Today the littles had their semi-annual dentist appointment. We arrived in the office on time to find that the “let us take your picture to check you in” computer was gone. We are back to signing in. I don’t know why, I didn’t ask questions, I am just so happy it is GONE. I hated that thing. It was incapable of taking a decent picture. It gave you ten seconds, counting backwards from ten. Try to pick a right expression in ten seconds–right now. I can wait.
You changed expressions half a dozen times, didn’t you? Now imagine doing that while looking at yourself. Exactly. Not a good thing.
So we sat down to wait. The television that seems to grace every single doctor’s waiting area was there. With a news channel on. I don’t watch enough tv to remember which one, but they were covering the George Zimmerman trial. Words were floating through the air, “Murder…..gunshot…..screams…..violent.” And so much more. I often try to distract my littles when the television is on a channel that I’d rather them not watch, but today it was impossible. The volume was up and it was a small waiting room. My Princess asked, “Mama, what is all that about?”
I don’t intend to keep them out of the loop forever, but there are some things that I don’t think their innocent little hearts or minds can grasp, and this is one of them. I hate that I’m not given a say in this. The channels are on what they are on. Fortunately, my two were called back just then, and I asked the hygienists to please put their channels on children’s programming. (Later, I found out my little guy had been watching Cartoon Network. Great. Some programs on there are okay, but mostly, ummmm, no.)
We were at another doctor’s office a few weeks ago and they had the TV on a talk show. Someone on there was discussing the latest pictures taken of Miley Cyrus. I hadn’t seen them before this, but I could only imagine what was coming, so I took that commercial break opportunity to ask the receptionist to change the channel. As usual, she was very nice about it, but honestly, do these people not realize children are coming in? Do they let their own children watch this junk? And they have a lovely little play area RIGHT. UNDER. THE. TV. Makes sense, right?

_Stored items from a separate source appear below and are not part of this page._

## Rebalance narrow-column W products and flatten triangular norm loads

```diff
diff --git a/qpth_b200/csrc/qp_alt.cu b/qpth_b200/csrc/qp_alt.cu
--- a/qpth_b200/csrc/qp_alt.cu
+++ b/qpth_b200/csrc/qp_alt.cu
@@ -145,4 +145,25 @@
     return alt_check_launch();
 }
 
+#ifdef QPB_TIMING
+int QPB_ALT_NAME(_debug_timing)(long long* host64, int reset) {
+    cudaError_t e;
+    if (reset) {
+        long long z[128] = {0};
+        const int target = reset >= 2 ? reset - 2 : 0;
+        e = cudaMemcpyToSymbol(qpb::fast::g_tim, z, sizeof(z));
+        if (e == cudaSuccess) e = cudaMemcpyToSymbol(qpb::fast::g_tim_target, &target, sizeof(int));
+    } else {
+        e = cudaMemcpyFromSymbol(host64, qpb::fast::g_tim, 128 * sizeof(long long));
+    }
+    if (e != cudaSuccess) { qpb200_internal_cuda_error((int)e, "debug_timing (qp_alt.cu)"); return QPB200_ERR_CUDA; }
+    return QPB200_OK;
 }
+int QPB_ALT_NAME(_debug_cta)(long long* host64, int nqp) {
+    cudaError_t e = cudaMemcpyFromSymbol(host64, qpb::fast::g_cta, (size_t)4 * nqp * sizeof(long long));
+    if (e != cudaSuccess) { qpb200_internal_cuda_error((int)e, "debug_cta (qp_alt.cu)"); return QPB200_ERR_CUDA; }
+    return QPB200_OK;
+}
+#endif
+
+}
diff --git a/qpth_b200/csrc/qp_fast.cuh b/qpth_b200/csrc/qp_fast.cuh
--- a/qpth_b200/csrc/qp_fast.cuh
+++ b/qpth_b200/csrc/qp_fast.cuh
@@ -12,20 +12,20 @@
 __device__ __forceinline__ long long gtimer() { long long t; asm volatile("mov.u64 %0, %globaltimer;" : "=l"(t)); return t; }
 __device__ __forceinline__ int smid() { int r; asm volatile("mov.u32 %0, %smid;" : "=r"(r)); return r; }
 __device__ long long g_tim[128];
-__shared__ long long s_tim[129];
+__shared__ unsigned s_tim[129];
 #define QPB_TICK(i)                                                         \
     do {                                                                    \
         if (threadIdx.x == 0) {                                             \
-            const long long _t = clock64();                                 \
+            const unsigned _t = (unsigned)clock64();                        \
             s_tim[i] += _t - s_tim[128];                                    \
             s_tim[128] = _t;                                                \
         }                                                                   \
     } while (0)
-__shared__ long long s_tim2;
+__shared__ unsigned s_tim2;
 #define QPB_TICK1(i)                                                        \
     do {                                                                    \
         if (threadIdx.x == 32) {                                            \
-            const long long _t = clock64();                                 \
+            const unsigned _t = (unsigned)clock64();                        \
             s_tim[i] += _t - s_tim2;                                        \
             s_tim2 = _t;                                                    \
         }                                                                   \
@@ -644,27 +644,65 @@
     const int tid = threadIdx.x, lane = tid & 31, warp = tid >> 5, g = lane >> 3, cq = lane & 7;
 #pragma unroll 1
     for (int c0 = 0; c0 < cols; c0 += 16 * (kNT / 32)) {
-        const int c = c0 + 16 * warp + 2 * cq;
+        const int cw = c0 + 16 * warp;
+        if (cw >= cols) continue;
+        const int npw = min(8, (cols - cw + 1) >> 1);
+        const int c = cw + 2 * cq;
         const bool okc = c < cols;
-        const double* pc = Wg + (okc ? c : 0);
         double s0 = 0.0, s1 = 0.0, u0 = 0.0, u1 = 0.0;
-#pragma unroll 1
-        for (int rb = g; rb < rows; rb += 4 * 13) {
-            double2 w[13];
-#pragma unroll
-            for (int k = 0; k < 13; ++k) {
-                const int r = rb + 4 * k;
-                w[k] = (r < rows) ? ldg2(pc + (size_t)r * ld) : make_double2(0.0, 0.0);
-            }
-#pragma unroll
-            for (int k = 0; k < 13; ++k) {
-                const int r = rb + 4 * k;
-                if (r < rows) {
-                    const double dr = qsm[dv + r], vr = qsm[v + r];
-                    s0 = fma(w[k].x, dr, s0);
-                    s1 = fma(w[k].y, dr, s1);
-                    u0 = fma(w[k].x, vr, u0);
-                    u1 = fma(w[k].y, vr, u1);
+        if (npw > 2) {
+            const double* pc = Wg + (okc ? c : 0);
+#pragma unroll 1
+            for (int rb = g; rb < rows; rb += 4 * 13) {
+                double2 w[13];
+#pragma unroll
+                for (int k = 0; k < 13; ++k) {
+                    const int r = rb + 4 * k;
+                    w[k] = (r < rows) ? ldg2(pc + (size_t)r * ld) : make_double2(0.0, 0.0);
+                }
+#pragma unroll
+                for (int k = 0; k < 13; ++k) {
+                    const int r = rb + 4 * k;
+                    if (r < rows) {
+                        const double dr = qsm[dv + r], vr = qsm[v + r];
+                        s0 = fma(w[k].x, dr, s0);
+                        s1 = fma(w[k].y, dr, s1);
+                        u0 = fma(w[k].x, vr, u0);
+                        u1 = fma(w[k].y, vr, u1);
+                    }
+                }
+            }
+        } else {
+            const int tg = (rows > g ? ((rows - g + 3) >> 2) : 0) * npw;
+            const int tmax = ((rows + 3) >> 2) * npw;
+            const int src = lane & 24;
+#pragma unroll 1
+            for (int tb = 0; tb < tmax; tb += 8 * 7) {
+                double2 w[7];
+#pragma unroll
+                for (int k = 0; k < 7; ++k) {
+                    const int t = tb + 8 * k + cq;
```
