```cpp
__global__ void plan_rows_kernel(const int64_t* __restrict__ mask, int B, int L, int mode, int* __restrict__ span_start,
                                 int* __restrict__ span_len, int* __restrict__ pool_start, int* __restrict__ row_len,
                                 const int* __restrict__ row_shift) {
    const int b = blockIdx.x;
    const int lane = threadIdx.x;
    int len = 0, first = L, last = -1;
    for (int p = lane; p < L; p += 64) {
        if (mask[(int64_t)b * L + p] != 0) {
            ++len;
            first = p < first ? p : first;
            last = p > last ? p : last;
        }
    }
    for (int off = 32; off > 0; off >>= 1) {
        len += __shfl_xor(len, off);
        const int f = __shfl_xor(first, off), l = __shfl_xor(last, off);
        first = f < first ? f : first;
        last = l > last ? l : last;
    }
    if (lane == 0) {
        int st, ln, ps;
        if (len == 0) {
// ... 19 lines not shown
    const int tid = threadIdx.x;
    const int per = (B + 255) / 256;
    const int b0 = tid * per, b1 = (b0 + per) < B ? (b0 + per) : B;
    int s = 0;
    for (int b = b0; b < b1; ++b) s += span_len[b];
    part[tid] = s;
    __syncthreads();
    if (tid == 0) {
        int run = 0;
        for (int i = 0; i < 256; ++i) { const int v = part[i]; part[i] = run; run += v; }
        cu[B] = run;
    }
    __syncthreads();
    int run = part[tid];
    for (int b = b0; b < b1; ++b) { cu[b] = run; run += span_len[b]; }
}

__global__ void plan_tokens_kernel(const int64_t* __restrict__ ids, const int64_t* __restrict__ mask, int L,
                                   const int* __restrict__ span_start, const int* __restrict__ cu, int* __restrict__ tok_id,
                                   int* __restrict__ pos, unsigned char* __restrict__ key_valid, int* __restrict__ seq_of,
                                   int vocab, int mode, const int* __restrict__ row_shift) {
    const int b = blockIdx.x;
    const int t0 = cu[b], n = cu[b + 1] - t0, st = span_start[b];
    const int shift = row_shift ? row_shift[b] : 0;
    for (int j = threadIdx.x; j < n; j += blockDim.x) {
        const int p = st + j;
        int64_t id = ids[(int64_t)b * L + p];
        id = id < 0 ? 0 : (id >= vocab ? vocab - 1 : id);
        tok_id[t0 + j] = (int)id;
        pos[t0 + j] = p - shift < 0 ? 0 : p - shift;
        const bool valid = mask[(int64_t)b * L + p] != 0;
        key_valid[t0 + j] = valid ? 1 : 0;
        seq_of[t0 + j] = (mode != 0 && !valid) ? -2 : b;
    }
}

int launch_plan_rows(const int64_t* mask, int B, int L, int mode, int* span_start, int* span_len, int* pool_start, int* row_len,
                     const int* row_shift, int* cu, hipStream_t s) {
    hipLaunchKernelGGL(plan_rows_kernel, dim3(B), dim3(64), 0, s, mask, B, L, mode, span_start, span_len, pool_start, row_len, row_shift);
    hipLaunchKernelGGL(plan_scan_kernel, dim3(1), dim3(256), 0, s, span_len, B, cu);
    SR_CHECK_LAUNCH();
    return SR_OK;
}
int launch_plan_tokens(const int64_t* ids, const int64_t* mask, int B, int L, const int* span_start, const int* cu, int* tok_id, int* pos,
                       unsigned char* key_valid, int* seq_of, int vocab, int mode, const int* row_shift, hipStream_t s) {
    hipLaunchKernelGGL(plan_tokens_kernel, dim3(B), dim3(128), 0, s, ids, mask, L, span_start, cu, tok_id, pos, key_valid, seq_of, vocab,
                       mode, row_shift);
    SR_CHECK_LAUNCH();
    return SR_OK;
}

template <int NCH>
__global__ __launch_bounds__(256) void rmsnorm_kernel(float* __restrict__ x, const float* __restrict__ embed,
                                                      const int* __restrict__ tok_id, const bf16_t* __restrict__ delta,
                                                      const float* __restrict__ w, bf16_t* __restrict__ xn,
                                                      float* __restrict__ xn_f32, int T, int H, float eps) {
    const int t = blockIdx.x * 4 + (threadIdx.x >> 6);
    const int lane = threadIdx.x & 63;
// ... 200 lines not shown
```

### scaling_retriever_amd/csrc/encoder_model.h

```cpp
#pragma once
#include "kernels.h"
#include <mutex>
#include <vector>

enum { PREC_BF16 = 0, PREC_FP32 = 1 };

struct ModelDims {
    int H, I, V;
    int nq, nkv;
    int n_qkv;
    int hd;
};
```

While I was waiting for the littles to have their teeth cleaned, (yes, I have graduated to letting them go by themselves!) I thought about the TV’s at the hospital during Mama’s HospitalStay. Mama never wanted a TV on during her time in the hospital–neither last August nor during her latest stay in January-February. She’d offer last fall for me to watch what I wanted to, but we rarely turned it on. I take that back, I think we watched some of the Olympics. She was sedated during most of the first two weeks this last time, but one of the nurses told us that Mama could hear what we were saying. I don’t remember how we discovered it, but my sister and I found a music channel that had calming music and streamed beautiful scenery with no breaks or interruptions. We put it on that channel with the volume at a pleasant level. One of our dear friends came in and said, “Miss Barbara, this is a lot like a spa. You’re gonna wake up telling us you dreamed about being at a spa.” The room was spacious, the halls were quiet, and the music was relaxing.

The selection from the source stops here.